The feature, released March 10, 2026, enables users to maintain separate ChatGPT sessions and browsing activity without account conflicts. According to Adam Fry, product lead for ChatGPT Atlas, this capability was identified by users as "one of the biggest blockers to using Atlas everywhere in their life."

Atlas previously supported multiple browser profiles but lacked the ability to associate different ChatGPT accounts with each profile. The browser handles account switching through its existing multi-profile architecture, which already included features like tab organization, tab groups, tab renaming, and extension imports.

OpenAI launched Atlas in 2025 as an agentic browser designed to integrate ChatGPT directly into browsing workflows. Since launch, the company has maintained a weekly release cadence, incrementally adding browser features that users expect from modern browsers.

Currently, Atlas is available only on macOS. The platform positions itself as a ChatGPT-native browser that allows AI integration into web browsing, contrasting with traditional browsers augmented with AI extensions.

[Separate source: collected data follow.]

+__global__ __launch_bounds__(256) void k_bwt_f_run_tile_scan(const u32* __restrict__ tileStart, const u32* __restrict__ segStart, const u64* __restrict__ sKey, u32 nRuns,
+                                                             const u32* __restrict__ nTilesDev, u32 nsym, int kbits, u32* __restrict__ colTab)
+{
+    __shared__ u32 wsum[4];
+    const u32 t0 = blockIdx.x, tid = threadIdx.x, nT = *nTilesDev;
+    if (t0 >= nT) return;
+    const RunTile T0 = run_tile(tileStart, segStart, nRuns, t0);
+    if (!T0.multi || !T0.first) return;
+    const bool above = ((sKey[T0.a] >> kbits) & 1ull) != 0;
+    u32 A[4] = { 0, 0, 0, 0 };
+    for (u32 t = t0; t < nT; t++) {
+        const RunTile T = run_tile(tileStart, segStart, nRuns, t);
+        const u32* row = colTab + (size_t)T.slot * RUN_COLS;
+#pragma unroll
+        for (u32 c = 0; c < 4; c++) A[c] += row[tid + 256 * c];
+        if (T.last) break;
+    }
+    u32 P[4], carry = 0;
+#pragma unroll
+    for (u32 c = 0; c < 4; c++) {
+        if (tid + 256 * c < nsym) A[c] = 0;
+        u32 tot;
+        P[c] = carry + prims::sc_block_incl<prims::SCAN_SUM_EXCL>(A[c], wsum, &tot);
+        carry += tot;
+    }
+    u32 run[4];
+#pragma unroll
+    for (u32 c = 0; c < 4; c++) run[c] = above ? carry - P[c] : P[c] - A[c];
+    for (u32 t = t0; t < nT; t++) {
+        const RunTile T = run_tile(tileStart, segStart, nRuns, t);
+        u32* row = colTab + (size_t)T.slot * RUN_COLS;
+#pragma unroll
+        for (u32 c = 0; c < 4; c++) { const u32 x = row[tid + 256 * c]; row[tid + 256 * c] = run[c]; run[c] += x; }
+        if (T.last) break;
+    }
+}
+
+__global__ __launch_bounds__(256) void k_bwt_f_run_emit(const u32* __restrict__ tileStart, const u32* __restrict__ segStart, const u32* __restrict__ rcnt,
+                                                        const u32* __restrict__ moff, const u64* __restrict__ sKey, const u32* __restrict__ sE, u32 nRuns, u32 M,
+                                                        const u32* __restrict__ nTilesDev, const u32* __restrict__ colTab, u32 nsym, int kbits, int hbits,
+                                                        u64* __restrict__ keys, u32* __restrict__ vals, u32* __restrict__ Rout)
+{
+    __shared__ u32 cnt[RUN_ROWS][RUN_CH];
+    __shared__ u32 colBase[RUN_CH];
+    __shared__ u32 wsum[4];
+    __shared__ u32 sLmax;
+    const u32 t = blockIdx.x, tid = threadIdx.x;
+    if (t >= *nTilesDev) return;
+    const int lane = lane_id();
+    const u32 wave = tid >> 6;
+    const RunTile T = run_tile(tileStart, segStart, nRuns, t);
+    const u32 nRows = (T.k1 - T.k0 + 63) / 64;
+    const u32 segBase = moff[T.a];
+    const u32 tileMembers = (T.k1 < nRuns ? moff[T.k1] : M) - moff[T.k0];
+    const bool above = ((sKey[T.k0] >> kbits) & 1ull) != 0;
+    const u64 hiAll = (1ull << hbits) - 1ull;
+    u32 Lr[RUN_ROWS / 4], rowMax[RUN_ROWS / 4], e[RUN_ROWS / 4];
+    u64 kb[RUN_ROWS / 4];
+    u32 lmax = 0;
+    if (tid == 0) sLmax = 0;
+#pragma unroll
+    for (u32 q = 0; q < RUN_ROWS / 4; q++) {
+        const u32 k = T.k0 + (wave + 4 * q) * 64 + (u32)lane;
+        Lr[q] = 0; e[q] = 0; kb[q] = 0;
+        if (k < T.k1) {
+            const u64 key = sKey[k];
+            Lr[q] = rcnt[k] + nsym - 1u;
+            if (Lr[q] > RUN_DIRECT_LMAX) Lr[q] = RUN_DIRECT_LMAX;
+            e[q] = sE[k];
+            kb[q] = ((key >> (kbits + 1)) << (hbits + kbits)) | (key & ((1ull << kbits) - 1ull));
+        }
+        rowMax[q] = wave_max(Lr[q]);
+        lmax = rowMax[q] > lmax ? rowMax[q] : lmax;
+    }
+    __syncthreads();
+    if (lane == 0) atomicMax(&sLmax, lmax);
+    __syncthreads();
+    const u32 Lmax = sLmax;
+    u32 carry = 0;
+    for (u32 c0 = nsym; c0 <= Lmax; c0 += RUN_CH) {
+        for (u32 i = tid; i < nRows * RUN_CH; i += 256) (&cnt[0][0])[i] = 0;
+        __syncthreads();
+#pragma unroll
+        for (u32 q = 0; q < RUN_ROWS / 4; q++)
+            if (Lr[q] >= c0) atomicAdd(&cnt[wave + 4 * q][Lr[q] - c0 < RUN_CH ? Lr[q] - c0 : RUN_CH - 1], 1u);
+        __syncthreads();
+#pragma unroll
+        for (u32 q = 0; q < RUN_ROWS / 4; q++) {
+            const u32 row = wave + 4 * q;
+            if (row >= nRows) break;
+            u32 x[4], acc = 0;
+#pragma unroll
+            for (u32 i = 0; i < 4; i++) { x[i] = cnt[row][4 * lane + i]; acc += x[i]; }
+            const u32 incl = wave_incl_scan(acc);
+            const u32 tot = (u32)__shfl((int)incl, 63, 64);
+            u32 ge = tot - (incl - acc);
+#pragma unroll
+            for (u32 i = 0; i < 4; i++) { cnt[row][4 * lane + i] = ge; ge -= x[i]; }
+        }
+        __syncthreads();
+        u32 colRuns = 0;
+        for (u32 row = 0; row < nRows; row++) { const u32 x = cnt[row][tid]; cnt[row][tid] = colRuns; colRuns += x; }
+        if (T.multi) {
+            colBase[tid] = (c0 + tid < RUN_COLS) ? colTab[(size_t)T.slot * RUN_COLS + c0 + tid] : 0u;
+        } else {
+            u32 tot;
+            const u32 P = carry + prims::sc_block_incl<prims::SCAN_SUM_EXCL>(colRuns, wsum, &tot);
+            colBase[tid] = above ? tileMembers - P : P - colRuns;
+            carry += tot;
+        }
+        __syncthreads();
+#pragma unroll
+        for (u32 q = 0; q < RUN_ROWS / 4; q++) {
+            const u32 row = wave + 4 * q;
+            if (row >= nRows) break;
+            const u32 Rend = rowMax[q] < c0 + RUN_CH - 1 ? rowMax[q] : c0 + RUN_CH - 1;
+            for (u32 R = c0; R <= Rend; R++) {
+                const bool alive = Lr[q] >= R;
+                const unsigned long long m = __ballot(alive);
+                const u32 j = segBase + colBase[R - c0] + cnt[row][R - c0] + (u32)__popcll(m & __lanemask_lt());
+                if (alive && j < M) {
+                    keys[j] = kb[q] | ((above ? hiAll - (u64)R : (u64)R) << kbits);
+                    vals[j] = e[q] - R;
+                    Rout[j] = R;
+                }
+            }
+        }
+        __syncthreads();
+    }
+}
+
 __global__ __launch_bounds__(256) void k_bwt_f_run_flags(const u64* __restrict__ keys, u32 M, unsigned long long* __restrict__ bits64)
 {
     const u32 j = blockIdx.x * 256 + threadIdx.x;
@@ -2099,16 +2299,17 @@
     if (d.y <= MED_LO_CAP) idxLo[atLo + pLo] = g; else idxHi[atHi + pHi] = g;
 }
 
-struct FwdTuning { int nsym; int noRunRound; int runFallback; int stats; int link; int plainLabels; int noPack; int noUnsplitSkip; int noGroupSleep; int noMediumFuse; };
+struct FwdTuning { int nsym; int noRunRound; int runFallback; int stats; int link; int plainLabels; int noPack; int noUnsplitSkip; int noGroupSleep; int noMediumFuse; int runSort; };
 static FwdTuning& fwd_tuning()
 {
     static FwdTuning t = [] {
-        FwdTuning x; x.nsym = 0; x.noRunRound = 0; x.runFallback = 0; x.stats = 0; x.link = 1; x.plainLabels = 0; x.noPack = 0; x.noUnsplitSkip = 0; x.noGroupSleep = 0; x.noMediumFuse = 0;
+        FwdTuning x; x.nsym = 0; x.noRunRound = 0; x.runFallback = 0; x.stats = 0; x.link = 1; x.plainLabels = 0; x.noPack = 0; x.noUnsplitSkip = 0; x.noGroupSleep = 0; x.noMediumFuse = 0; x.runSort = 0;
         if (getenv("KNZ_BWT_PLAIN_LABELS")) x.plainLabels = 1;
         if (getenv("KNZ_BWT_NO_PACK")) x.noPack = 1;
         if (getenv("KNZ_BWT_NO_UNSPLIT_SKIP")) x.noUnsplitSkip = 1;
         if (getenv("KNZ_BWT_NO_GROUP_SLEEP")) x.noGroupSleep = 1;
         if (getenv("KNZ_BWT_NO_MEDIUM_FUSE")) x.noMediumFuse = 1;
+        if (const char* e = getenv("KNZ_BWT_RUN_SORT")) x.runSort = atoi(e);
         if (const char* e = getenv("KNZ_BWT_LINK")) x.link = atoi(e);
         if (getenv("KNZ_BWT_STATS")) x.stats = 1;
         if (const char* e = getenv("KNZ_BWT_NSYM")) x.nsym = atoi(e);
@@ -2132,6 +2333,7 @@
     else if (!strcmp(key, "bwt_no_unsplit_skip")) t.noUnsplitSkip = value;
     else if (!strcmp(key, "bwt_no_group_sleep")) t.noGroupSleep = value;
     else if (!strcmp(key, "bwt_no_medium_fuse")) t.noMediumFuse = value;
+    else if (!strcmp(key, "bwt_run_sort")) t.runSort = value;
     else return -1;
     return 0;
 }
@@ -2155,6 +2357,7 @@
     u32* classTab; u32* rbits; u32* rcount; u32* rprefix;
     u32* runPos; u32* runE; u32* runL; u32* sE; u32* rcnt; u32* moff;
     u64* runKeysA; u64* runKeysB; u64* sKey;
+    u32* runTileStart; u32* runColTab;
     size_t maxRuns;
 };
 
@@ -2202,6 +2405,8 @@
     w->runPos = (u32*)take(4 * w->maxRuns); w->runE = (u32*)take(4 * w->maxRuns); w->runL = (u32*)take(4 * w->maxRuns);
     w->sE = (u32*)take(4 * w->maxRuns); w->rcnt = (u32*)take(4 * w->maxRuns); w->moff = (u32*)take(4 * w->maxRuns + 64);
     w->runKeysA = (u64*)take(8 * w->maxRuns); w->runKeysB = (u64*)take(8 * w->maxRuns); w->sKey = (u64*)take(8 * w->maxRuns);
+    w->runTileStart = (u32*)take(4 * w->maxRuns + 64);
+    w->runColTab = (u32*)take(4ull * RUN_COLS * run_tile_slots(w->maxRuns));
     return (size_t)(q - p);
 }
 
@@ -2243,6 +2448,7 @@
     u32 h = 1; int cur = 0;
     u64 *keysFree, *keysFree2;
     bool medFuse = false;
+    bool runDirect = false;
     u32 nMedLo = 0;
     u32 nRun, runElems, surv, nMed, nLarge, largeElems, survMembers;
     LinkPlan link; LinkTrial linkTr; std::chrono::steady_clock::time_point statT;
@@ -2372,13 +2578,32 @@
           rkSorted = sort_one_segment<u64, false>(nRuns, w.runKeysA, w.runKeysB, nullptr, nullptr, idxBits, idxBits + kbits + 1 + rbits) ? w.runKeysB : w.runKeysA; }
         { KScope ks_("k_bwt_f_run_sorted"); hipLaunchKernelGGL(k_bwt_f_run_sorted, GRID1(nRuns), rkSorted, nRuns, idxBits, w.runE, w.runL, (u32)nsym, w.sE, w.sKey, w.rcnt); }
         { KScope ks_("k_bwt_f_scan_sum"); prims::launch_scan<prims::SCAN_SUM_EXCL>(s, w.rcnt, w.moff, nRuns, nullptr, w.scanTmp); }
-        { KScope ks_("k_bwt_f_run_members"); hipLaunchKernelGGL(k_bwt_f_run_members, dim3((runElems + 2047) / 2048), dim3(256), 0, s, w.moff, nRuns, runElems, w.sKey, kbits, hbits,
-                                                                (u32)nsym, keysFree); }
         u64* rk; u32* rv = w.valsA;
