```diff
-      const int ts = (icrit - 1) / JS::kTile;
-      const int tag = (ts & 1) ? S.tag1 : S.tag0;
-      if (tag != ts && pf.tag != ts) S.issue_tile_loads(ts, pf);
-    }
-    if (icrit > 0 && icrit < N - 1 && w == 0) S.put_sd2(icrit, m_c);
-    if (icrit < 1) { status = 10; break; }
-    if (m_p <= m_c) {
-      iback_hi = icrit - 1;
-      if (w == 0) S.put_sd2(icrit - 1, m_p);
-    } else {
-      iback_hi = icrit;
-    }
-    iforw_lo = icrit;
+    __threadfence_block();
     __syncthreads();
-    {
-      TPAMD_T0C(t0);
-      if (w == 0) {
-        const int r = S.template add_extremal<false>(iback_hi, pf, true);
-        if (lane == 0) xchg[0] = r;
 #ifdef TPAMD_DIAG
-        const bool fw_was_done = lds_word(xchg + 6) == loop + 1;
+    if (w == 1) diagx[4] += tpamd_stamp() - tj_;
+    else diagx[7] += tpamd_stamp() - tj_;
 #endif
-        TPAMD_T0C(te);
-        emitted_hi = uniform_i32(S.emit_range(max(min(S.end_idx - 1, emitted_hi), 0), icrit - 1,
-                                              0, 1, xchg + 6, loop + 1));
-        TPAMD_ACCC(12, te);
-#ifdef TPAMD_DIAG
-        bw_case = fw_was_done ? 0 : (lds_word(xchg + 6) == loop + 1) ? 1 : 2;
-        bw_left = tpamd_stamp();
-#endif
-      } else {
-        const int r = S.template add_extremal<true>(iforw_lo, pf, false, true);
-#ifdef TPAMD_DIAG
-        { const long long t = tpamd_stamp(); if (lane == 0) fw_stamp[0] = t; }
-#endif
-        if (lane == 0) {
-          xchg[1] = r;
-          *reinterpret_cast<volatile int *>(xchg + 6) = loop + 1;
-        }
-        if (r < icrit_hi) post_next_critical_point(r);
-#ifdef TPAMD_DIAG
-        { const long long t = tpamd_stamp(); if (lane == 0) fw_stamp[1] = t; }
-#endif
-      }
-      TPAMD_ACCC(0, t0);
-    }
-    {
-      TPAMD_T0C(t0);
-      __threadfence_block();
-#ifdef TPAMD_DIAG
-      const long long fenced = tpamd_stamp();
-#endif
-      __syncthreads();
-      TPAMD_ACCC(1, t0);
-#ifdef TPAMD_DIAG
-      if (w == 0) {
-        const long long fw_done = fw_stamp[0], fw_at_c = fw_stamp[1];
-        const long long fw_wait = (fenced > fw_at_c) ? fenced - fw_at_c : 0;
-        diagx[0] += bw_case == 0;
-        diagx[1] += bw_case == 1;
-        diagx[2] += bw_case == 2;
-        diagx[7] += fenced - t0;
-        if (bw_case == 1) {
-          diagx[3] += bw_left - fw_done;
-          diagx[4] += fenced - t0;
-          diagx[5] += fw_wait;
-        } else if (bw_case == 0) {
-          diagx[6] += fw_wait;
-        }
-      }
-#endif
-    }
-    iback_lo = uniform_i32(xchg[0]);
-    iforw_hi = uniform_i32(xchg[1]);
-    if (iback_lo > icrit_lo) { status = 7; break; }
-    icrit_lo = iforw_hi;
-  }
-  TPAMD_ACCC(5, t_all);
-  if (lane == 0) {
-    if (w == 0) { xchg[4] = emitted_hi; xchg[5] = upper_lo; }
-    else xchg[3] = S.end_idx;
-  }
-  __threadfence_block();
-  __syncthreads();
+  }
+  status = uniform_i32(xchg[kQStatus]);
+  if (uniform_i32(xchg[kQPollErr]) != 0) status = kStatusSweepPoll;
 
   TPAMD_T0C(t_tail);
   const double ds = S.ds;
diff --git a/x-edr-trajectory-planning_amd/engine.py b/x-edr-trajectory-planning_amd/engine.py
--- a/x-edr-trajectory-planning_amd/engine.py
+++ b/x-edr-trajectory-planning_amd/engine.py
@@ -17,7 +17,7 @@
 PATH_STATUS = {
     0: "ok", 2: "infeasible_bounds", 3: "s_range", 4: "sd_start_negative",
     5: "lower_ge_upper", 6: "too_few_samples", 7: "no_connection", 8: "nan_sd2",
-    9: "nonzero_end", 10: "crit_index_zero", 11: "no_waypoints",
+    9: "nonzero_end", 10: "crit_index_zero", 11: "no_waypoints", 12: "sweep_poll_expired",
 }
 
 KERNEL_SWEEP = 4
```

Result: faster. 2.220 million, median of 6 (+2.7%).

The multi-account update is part of OpenAI's broader effort to make Atlas a viable primary browser for users who depend on ChatGPT across multiple contexts—personal projects, professional work, and educational activities.

What this means: Multi-account support removes a significant friction point for adoption of Atlas as a full-time browser. The feature is particularly relevant for professionals and students who maintain separate ChatGPT accounts for different purposes. This indicates OpenAI views browser functionality as core to its product strategy, not auxiliary.